### Your task
The expected output is exactly the lines below, starting at the line with "long long* stamps_" and ending at the line with "G16_ACOORD(0) G16_ACOORD(1) G16_ACOORD(2)", both included; no other line belongs in it.

### Working data

○ ○ ○ ○ ○ ○ ○

#ifdef EKF_GEMM_STAMPS
    long long* stamps_ = (blockIdx.x == 9 && threadIdx.x == 0) ? epi.stamps : nullptr;
#endif
    GSTAMP(0);
    const int tid = threadIdx.x, lane = tid & 63;
    const int wave = (tid >> 6) & 3;
    const int kg = tid >> 8;
    const int li = lane & 15, g = lane >> 4;
    const int Mread = (M + 63) & ~63;

    const int kbeg = lowerB ? min(j0, K) : 0;
    const int KT = (K - kbeg) / BKK;

#define G16_ACOORD(u)                                                                       \
    const int ea##u = min(tid + NT * u, AVT - 1);                                           \
    const int ao##u = ((ea##u / (BMt / 4)) * lda + min(i0 + (ea##u % (BMt / 4)) * 4, Mread - 4)) * 4;  \
    const int al##u = (ea##u / (BMt / 4)) * SA + (ea##u % (BMt / 4)) * 4;
    G16_ACOORD(0) G16_ACOORD(1) G16_ACOORD(2) G16_ACOORD(3)
#undef G16_ACOORD
    const __amdgpu_buffer_rsrc_t rsA = __builtin_amdgcn_make_buffer_rsrc(const_cast<float*>(A), 0, K * lda * 4, 0x00020000);
    const __amdgpu_buffer_rsrc_t rsB = __builtin_amdgcn_make_buffer_rsrc(const_cast<float*>(B), 0, K * ldb * 4, 0x00020000);
    const int bo = ((tid >> 4) * ldb + j0 + (tid & 15) * 4) * 4;
    const int bl = (tid >> 4) * SB + (tid & 15) * 4;
    const int a_step = BKK * lda * 4, b_step = BKK * ldb * 4, b_rows = BKS * ldb * 4;
    const int a_base = kbeg * lda * 4, b_base = kbeg * ldb * 4;
    static_assert((BV == 4 || BV == 2) && AV >= 1 && AV <= 4, "staging is written for 1..4 float4 of A and 2 or 4 of B per thread");

    f32x4 acc[RB];
#pragma unroll
    for (int a = 0; a < RB; a++) acc[a] = f32x4{0.f, 0.f, 0.f, 0.f};
    int sweep_aborted = 0;
    if (EPI != 0 && epi.abort) sweep_aborted = *epi.abort;

    float cpre[RB][4];
#pragma unroll
    for (int a = 0; a < RB; a++)
#pragma unroll
        for (int v = 0; v < 4; v++) {
            const int i = i0 + 16 * a + li, j = j0 + 16 * wave + 4 * g + v;
            cpre[a][v] = (beta != 0.f && i < M && j < N) ? Cin[(size_t)j * ldcin + i] : 0.f;
        }

    int qv[4] = {-1, -1, -1, -1};
    float kq[RB][4], kp[RB][4];
    if (EPI == 1 && kg == 0) {
        const int jbq = j0 + 16 * wave + 4 * g;
#pragma unroll
        for (int v = 0; v < 4; v++) qv[v] = epi.inv_idx[min(jbq + v, N - 1)];
#pragma unroll
        for (int a = 0; a < RB; a++) {
            const int ic = min(i0 + 16 * a + li, M - 1);
#pragma unroll
            for (int v = 0; v < 4; v++) {
                const int q = max(qv[v], 0);
                kq[a][v] = A[(size_t)q * lda + ic] * epi.Rm[2 * q];
                kp[a][v] = A[(size_t)(q ^ 1) * lda + ic] * epi.Rm[2 * q + 1];
            }
        }
    }
    float4 Xa0, Xa1, Xa2, Xa3, Xb0, Xb1, Xb2, Xb3, Ya0, Ya1, Ya2, Ya3, Yb0, Yb1, Yb2, Yb3;
    float4 Za0, Za1, Za2, Za3, Zb0, Zb1, Zb2, Zb3;
    Xa0 = Xa1 = Xa2 = Xa3 = Xb0 = Xb1 = Xb2 = Xb3 = make_float4(0.f, 0.f, 0.f, 0.f);
    Ya0 = Ya1 = Ya2 = Ya3 = Yb0 = Yb1 = Yb2 = Yb3 = make_float4(0.f, 0.f, 0.f, 0.f);
    Za0 = Za1 = Za2 = Za3 = Zb0 = Zb1 = Zb2 = Zb3 = make_float4(0.f, 0.f, 0.f, 0.f);
#define G16_LOAD(S, kt)                                                                                \
    do {                                                                                               \
        const int sa_ = a_base + (kt) * a_step, sb_ = b_base + (kt) * b_step;                          \
        S##a0 = __builtin_bit_cast(float4, __builtin_amdgcn_raw_buffer_load_b128(rsA, ao0, sa_, 0));                                                               \
        if constexpr (AV > 1) S##a1 = __builtin_bit_cast(float4, __builtin_amdgcn_raw_buffer_load_b128(rsA, ao1, sa_, 0));                                         \
        if constexpr (AV > 2) S##a2 = __builtin_bit_cast(float4, __builtin_amdgcn_raw_buffer_load_b128(rsA, ao2, sa_, 0));                                         \
        if constexpr (AV > 3) S##a3 = __builtin_bit_cast(float4, __builtin_amdgcn_raw_buffer_load_b128(rsA, ao3, sa_, 0));                                         \
        S##b0 = __builtin_bit_cast(float4, __builtin_amdgcn_raw_buffer_load_b128(rsB, bo, sb_, 0));                                                                \
        S##b1 = __builtin_bit_cast(float4, __builtin_amdgcn_raw_buffer_load_b128(rsB, bo + b_rows, sb_, 0));                                                       \
        if constexpr (BV > 2) S##b2 = __builtin_bit_cast(float4, __builtin_amdgcn_raw_buffer_load_b128(rsB, bo + 2 * b_rows, sb_, 0));                             \
        if constexpr (BV > 2) S##b3 = __builtin_bit_cast(float4, __builtin_amdgcn_raw_buffer_load_b128(rsB, bo + 3 * b_rows, sb_, 0));                             \
    } while (0)
#define G16_LOADI(S, j, kt)                                                                            \
    do {                                                                                               \
        const int sa_ = a_base + (kt) * a_step, sb_ = b_base + (kt) * b_step;                          \
        if ((j) == 0) S##a0 = __builtin_bit_cast(float4, __builtin_amdgcn_raw_buffer_load_b128(rsA, ao0, sa_, 0));                                                 \
        if ((j) == 1 && AV > 1) S##a1 = __builtin_bit_cast(float4, __builtin_amdgcn_raw_buffer_load_b128(rsA, ao1, sa_, 0));                                       \
        if ((j) == 2 && AV > 2) S##a2 = __builtin_bit_cast(float4, __builtin_amdgcn_raw_buffer_load_b128(rsA, ao2, sa_, 0));                                       \
        if ((j) == 3 && AV > 3) S##a3 = __builtin_bit_cast(float4, __builtin_amdgcn_raw_buffer_load_b128(rsA, ao3, sa_, 0));                                       \
        if ((j) == AV) S##b0 = __builtin_bit_cast(float4, __builtin_amdgcn_raw_buffer_load_b128(rsB, bo, sb_, 0));                                                 \
        if ((j) == AV + 1) S##b1 = __builtin_bit_cast(float4, __builtin_amdgcn_raw_buffer_load_b128(rsB, bo + b_rows, sb_, 0));                                    \
        if ((j) == AV + 2 && BV > 2) S##b2 = __builtin_bit_cast(float4, __builtin_amdgcn_raw_buffer_load_b128(rsB, bo + 2 * b_rows, sb_, 0));                      \
        if ((j) == AV + 3 && BV > 2) S##b3 = __builtin_bit_cast(float4, __builtin_amdgcn_raw_buffer_load_b128(rsB, bo + 3 * b_rows, sb_, 0));                      \
    } while (0)
#define G16_STAGEI(S, j, buf)                                                                          \
    do {                                                                                               \
        if ((j) == 0) *reinterpret_cast<float4*>(&As[buf][al0]) = S##a0;                               \
        if ((j) == 1 && AV > 1) *reinterpret_cast<float4*>(&As[buf][al1]) = S##a1;                     \
        if ((j) == 2 && AV > 2) *reinterpret_cast<float4*>(&As[buf][al2]) = S##a2;                     \
        if ((j) == 3 && AV > 3) *reinterpret_cast<float4*>(&As[buf][al3]) = S##a3;                     \
        if ((j) == AV) *reinterpret_cast<float4*>(&Bs[buf][bl]) = S##b0;                               \
        if ((j) == AV + 1) *reinterpret_cast<float4*>(&Bs[buf][bl + BKS * SB]) = S##b1;                \
        if ((j) == AV + 2 && BV > 2) *reinterpret_cast<float4*>(&Bs[buf][bl + 2 * BKS * SB]) = S##b2;  \
        if ((j) == AV + 3 && BV > 2) *reinterpret_cast<float4*>(&Bs[buf][bl + 3 * BKS * SB]) = S##b3;  \
    } while (0)
#define G16_STAGE_A(S, buf)                                                                            \
    do {                                                                                               \
        *reinterpret_cast<float4*>(&As[buf][al0]) = S##a0;  \
        if constexpr (AV > 1) *reinterpret_cast<float4*>(&As[buf][al1]) = S##a1;                       \
        if constexpr (AV > 2) *reinterpret_cast<float4*>(&As[buf][al2]) = S##a2;                       \
        if constexpr (AV > 3) *reinterpret_cast<float4*>(&As[buf][al3]) = S##a3;                       \
    } while (0)
#define G16_STAGE_B(S, buf)                                                                            \
    do {                                                                                               \
        *reinterpret_cast<float4*>(&Bs[buf][bl]) = S##b0;                                              \
        *reinterpret_cast<float4*>(&Bs[buf][bl + BKS * SB]) = S##b1;                                   \
        if constexpr (BV > 2) *reinterpret_cast<float4*>(&Bs[buf][bl + 2 * BKS * SB]) = S##b2;         \
        if constexpr (BV > 2) *reinterpret_cast<float4*>(&Bs[buf][bl + 3 * BKS * SB]) = S##b3;         \
    } while (0)
#define G16_MFMA(c, b, a) c = __builtin_amdgcn_mfma_f32_16x16x4f32(b, a, c, 0, 0, 0)
#ifndef G16X_NOLOAD
#define G16X_NOLOAD 0
#endif
#ifndef G16X_NOSTAGE
#define G16X_NOSTAGE 0
#endif
#ifndef G16X_NOBAR
#define G16X_NOBAR 0
#endif
#ifndef G16X_NOFR
#define G16X_NOFR 0
#endif
#define G16_FR(P, st, slot)                                                               \
    do {                                                                                  \
        if (G16X_NOFR) break;                                                             \
        fb[slot] = P##b[(4 * WPS * (st)) * SB];                                           \
        _Pragma("unroll") for (int a = 0; a < RB; a++) fa[slot][a] = P##a[(4 * WPS * (st)) * SA + 16 * a]; \
    } while (0)
#define G16_TILE(S1, S2, tcur)                                                            \
    do {                                                                                  \
        const int nxt = (cb == 2) ? 0 : cb + 1;                                           \
        na = &As[nxt][(g + 4 * kg) * SA + li];                                            \
        nb = &Bs[nxt][(g + 4 * kg) * SB + 16 * wave + li];                                \
        _Pragma("unroll") for (int st = 0; st < NS; st++) {                               \
            if (st + 2 < NS) G16_FR(p, st + 2, (st + 2) % 4);                             \
            _Pragma("unroll") for (int a = 0; a < RB; a++)                                \
                G16_MFMA(acc[a], fb[st % 4], fa[st % 4][a]);                              \
               \
                   \
            if (!G16X_NOLOAD) G16_LOADI(S2, st, (tcur) + 3);                              \
            if (!G16X_NOSTAGE) G16_STAGEI(S1, st, nxt);                                   \
            if (st == BAR && !G16X_NOBAR) __syncthreads();                                \
            if (st == NS - 2) G16_FR(n, 0, 0);                                            \
            if (st == NS - 1) G16_FR(n, 1, 1);                                            \
            __builtin_amdgcn_sched_barrier(0);                                            \
        }                                                                                 \
        cb = nxt;                                                                         \
        pa = na;                                                                          \
        pb = nb;                                                                          \
    } while (0)

    if (KT > 0) {
        constexpr int BAR = AV + BV;
        static_assert(BAR <= NS - 3 && NS % 4 == 0, "step schedule");
        G16_LOAD(Z, 0);
        G16_LOAD(X, 1);
        G16_LOAD(Y, 2);
        G16_STAGE_A(Z, 0);
        G16_STAGE_B(Z, 0);
        __syncthreads();
        float fa[4][RB], fb[4];
        int cb = 0;
        const float* pa = &As[0][(g + 4 * kg) * SA + li];
        const float* pb = &Bs[0][(g + 4 * kg) * SB + 16 * wave + li];
        const float* na = pa;
        const float* nb = pb;
        G16_FR(n, 0, 0);
        G16_FR(n, 1, 1);
        GSTAMP(1);
        int t = 0;
        for (; t + 2 < KT; t += 3) {
            G16_TILE(X, Z, t);
            GSTAMP(2 + t);
            G16_TILE(Y, X, t + 1);
            GSTAMP(3 + t);
            G16_TILE(Z, Y, t + 2);
            GSTAMP(4 + t);
        }
        if (t < KT) {
            G16_TILE(X, Z, t);
            t++;
        }
        if (t < KT) G16_TILE(Y, X, t);
        GSTAMP(36);
        __syncthreads();
    }
#undef G16_TILE
#undef G16_FR
#undef G16_LOAD
#undef G16_LOADI
#undef G16_STAGEI
#undef G16_STAGE_A
#undef G16_STAGE_B
    if constexpr (WPS > 1) {
        float* red = &As[0][0];
        static_assert(3 * BKK * SA >= RB * 4 * 256, "reduction scratch");
        if (kg == 1) {
#pragma unroll
            for (int a = 0; a < RB; a++)
#pragma unroll
                for (int v = 0; v < 4; v++) red[(a * 4 + v) * 256 + (tid & 255)] = acc[a][v];
        }
        __syncthreads();
        if (kg == 1) return;
#pragma unroll
        for (int a = 0; a < RB; a++)
#pragma unroll
            for (int v = 0; v < 4; v++) acc[a][v] += red[(a * 4 + v) * 256 + tid];
    }

    GSTAMP(37);
    if (EPI != 0 && sweep_aborted) return;
    float vout[RB][4];
#pragma unroll
    for (int a = 0; a < RB; a++)
#pragma unroll
        for (int v = 0; v < 4; v++) {
            float x = alpha * acc[a][v];
            x = x + beta * cpre[a][v];
            if (flush) x = (fabsf(x) > EKF_FLUSH_THRESH) ? x : 0.f;
            vout[a][v] = x;
        }
    const int jb = j0 + 16 * wave + 4 * g;
    if (EPI == 1) {
#pragma unroll
        for (int a = 0; a < RB; a++) {
            const int i = i0 + 16 * a + li;
#pragma unroll
            for (int v = 0; v < 4; v++) {
                const int q = qv[v];
                const float kr = ((q ^ 1) < q) ? (kp[a][v] + kq[a][v]) : (kq[a][v] + kp[a][v]);
                if (q >= 0 && jb + v < N && i < M) epi.G[(size_t)q * epi.ldg + i] = kr - vout[a][v];
            }
        }
    }
    float* cp = C + (size_t)jb * ldc + i0 + li;
    if (i0 + BMt <= M && j0 + 64 <= N) {
#pragma unroll
        for (int a = 0; a < RB; a++)
#pragma unroll
            for (int v = 0; v < 4; v++) cp[(size_t)v * ldc + 16 * a] = vout[a][v];
    } else {
#pragma unroll
        for (int a = 0; a < RB; a++) {
            if (i0 + 16 * a + li < M) {
#pragma unroll
                for (int v = 0; v < 4; v++)
                    if (jb + v < N) cp[(size_t)v * ldc + 16 * a] = vout[a][v];
            }
        }
    }
    GSTAMP(38);
}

○ ○ ○ ○ ○ ○ ○

### Exercise response
    long long* stamps_ = (blockIdx.x == 9 && threadIdx.x == 0) ? epi.stamps : nullptr;
#endif
    GSTAMP(0);
    const int tid = threadIdx.x, lane = tid & 63;
    const int wave = (tid >> 6) & 3;
    const int kg = tid >> 8;
    const int li = lane & 15, g = lane >> 4;
    const int Mread = (M + 63) & ~63;

    const int kbeg = lowerB ? min(j0, K) : 0;
    const int KT = (K - kbeg) / BKK;

#define G16_ACOORD(u)                                                                       \
    const int ea##u = min(tid + NT * u, AVT - 1);                                           \
    const int ao##u = ((ea##u / (BMt / 4)) * lda + min(i0 + (ea##u % (BMt / 4)) * 4, Mread - 4)) * 4;  \
    const int al##u = (ea##u / (BMt / 4)) * SA + (ea##u % (BMt / 4)) * 4;
    G16_ACOORD(0) G16_ACOORD(1) G16_ACOORD(2) G16_ACOORD(3)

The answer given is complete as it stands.